In more detail, the following is derived as a specific case from Nolan (2020, Theorem 3.1.2: Explicit Form of the Generalized Central Limit Theorem).

Let $X_1, X_2, \dots$ be independent and identically distributed copies of $X$, where $X$ has cumulative distribution function $F(x)$ and satisfies the tail conditions $x^\alpha F(-x) \to 0$ and $x^\alpha \left(1- F(x)\right) \to c$ as $x \to \infty$. Let $$a_n = \frac{2}{\pi c^2 n^2}$$ Then as $n \to \infty$, $a_n(X_1 + X_2 + \dots + X_n)$ converges in distribution to a Lévy distribution with scale parameter 1, shift parameter 0.
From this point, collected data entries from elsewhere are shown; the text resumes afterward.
template <typename T, bool XF = false>
static int launch_gemm(const char* name, const void* x, WView wv, void* y, int64_t N, int64_t HW, hipStream_t st,
                       InputXf xf = InputXf{}, const void* addend = nullptr, StatOut so = StatOut{nullptr, 0},
                       BnFold fold = BnFold{}) {
    constexpr bool is16 = Elem<T>::is16;
    const bool al = aligned_for(x, y, HW, is16);
    const long long ld = wv.sk == 1 ? wv.sm : wv.sk;
    const bool wvec = (reinterpret_cast<uintptr_t>(wv.w) & 15) == 0 && (ld % 4) == 0 && wv.K % 4 == 0 && wv.M % 4 == 0;
    const int tiles_per_img = (int)cdiv(HW, PW_TILE);
    const int64_t total64 = N * tiles_per_img;
    OFASR_REQUIRE(total64 <= INT32_MAX, OFASR_ERR_UNSUPPORTED, "%s: too many pixel tiles", name);
    const int total_tiles = (int)total64;
    {
        const double px = (double)N * (double)HW, es = (double)sizeof(T);
        prof_note(es * px * (wv.K + wv.M + (addend ? wv.M : 0)) + 4.0 * wv.K * wv.M, 2.0 * px * wv.K * wv.M);
    }
    if (so.partial)
        OFASR_REQUIRE(so.P == (wv.K <= 64 ? total_tiles : 2 * total_tiles), OFASR_ERR_INVALID_ARG,
                      "%s: statistics unit count %d does not match the launch", name, so.P);
    if constexpr (XF) {
        OFASR_REQUIRE(al && is16, OFASR_ERR_UNSUPPORTED, "%s: fused input transform needs aligned 16-bit tensors", name);
        if (fold.cp)
            OFASR_REQUIRE(wvec && wv.K > 64 && wv.K <= FOLD_KMAX, OFASR_ERR_UNSUPPORTED,
                          "%s: folded statistics need the pipelined fan-in kernel (64 < K <= %d)", name, FOLD_KMAX);
        if (wvec) launch_gemm_v<T, true, true, true>(x, wv, y, HW, tiles_per_img, total_tiles, st, xf, nullptr, so, fold);
        else launch_gemm_v<T, true, false, true>(x, wv, y, HW, tiles_per_img, total_tiles, st, xf, nullptr, so);
        return check_launch(name);
    }
    const bool al2 = al && (addend == nullptr || (reinterpret_cast<uintptr_t>(addend) & 15) == 0);
    if (al2 && wvec) launch_gemm_v<T, true, true>(x, wv, y, HW, tiles_per_img, total_tiles, st, InputXf{}, addend, so);
    else if (al2) launch_gemm_v<T, true, false>(x, wv, y, HW, tiles_per_img, total_tiles, st, InputXf{}, addend, so);
    else if (wvec) launch_gemm_v<T, false, true>(x, wv, y, HW, tiles_per_img, total_tiles, st, InputXf{}, addend, so);
    else launch_gemm_v<T, false, false>(x, wv, y, HW, tiles_per_img, total_tiles, st, InputXf{}, addend, so);
    return check_launch(name);
}

static int gemm_entry(const char* name, const void* x, WView wv, void* y, int64_t N, int64_t HW, int dtype,
                      void* stream, const void* addend = nullptr, StatOut so = StatOut{nullptr, 0}) {
    hipStream_t st = as_stream(stream);
    switch (dtype) {
        case OFASR_F32: return launch_gemm<float>(name, x, wv, y, N, HW, st, InputXf{}, addend, so);
        case OFASR_F16: return launch_gemm<f16_t>(name, x, wv, y, N, HW, st, InputXf{}, addend, so);
        default: return launch_gemm<bf16_t>(name, x, wv, y, N, HW, st, InputXf{}, addend, so);
    }
}

static int check_pw_args(const char* name, const void* a, const void* b, const void* c, int64_t ldw, int64_t N,
                         int64_t Cin, int64_t Cout, int64_t HW, int dtype) {
    OFASR_REQUIRE(a && b && c, OFASR_ERR_INVALID_ARG, "%s: null pointer", name);
    OFASR_REQUIRE(N >= 0 && Cin > 0 && Cout > 0 && HW >= 0, OFASR_ERR_INVALID_ARG,
                  "%s: bad shape N=%lld Cin=%lld Cout=%lld HW=%lld", name, (long long)N, (long long)Cin,
                  (long long)Cout, (long long)HW);
    OFASR_REQUIRE(ldw >= Cin, OFASR_ERR_INVALID_ARG, "%s: ldw=%lld < Cin=%lld", name, (long long)ldw, (long long)Cin);
    OFASR_REQUIRE(dtype == OFASR_F32 || dtype == OFASR_F16 || dtype == OFASR_BF16, OFASR_ERR_INVALID_ARG,
                  "%s: bad dtype %d", name, dtype);
    OFASR_REQUIRE(Cin <= 65536 && Cout <= 65536 && HW <= (1 << 30) && N <= (1 << 24), OFASR_ERR_UNSUPPORTED,
                  "%s: dimension too large", name);
    return OFASR_OK;
}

(This statement comes from applying Nolan (2020, Theorem 3.1.2) with the values $c^- = 0$, $c^+ = c$, $\alpha = \frac{1}{2}$, noting that $\Gamma(\frac{1}{2}) = \sqrt{\pi}$.)

Therefore $$ \lim_{n \to \infty} \mathbb{P}\left\{ \dfrac{2\zeta_n}{\pi A^2n^2} \leq x \right\} = L(x) $$ where $L(x)$ is the cumulative distribution function for the Lévy distribution with scale parameter 1, shift parameter 0. $$ L(x) = 2 - 2\Phi\left( \left( \frac{1}{x} \right)^{1/2} \right) $$ The correspondence with Takács (1959, Example 2) follows immediately, from considering $L\!\left( \dfrac{\pi x}{2} \right)$.

Reference

Nolan, John P. (2020). Univariate Stable Distributions: Models for Heavy Tailed Data. Springer Nature Switzerland.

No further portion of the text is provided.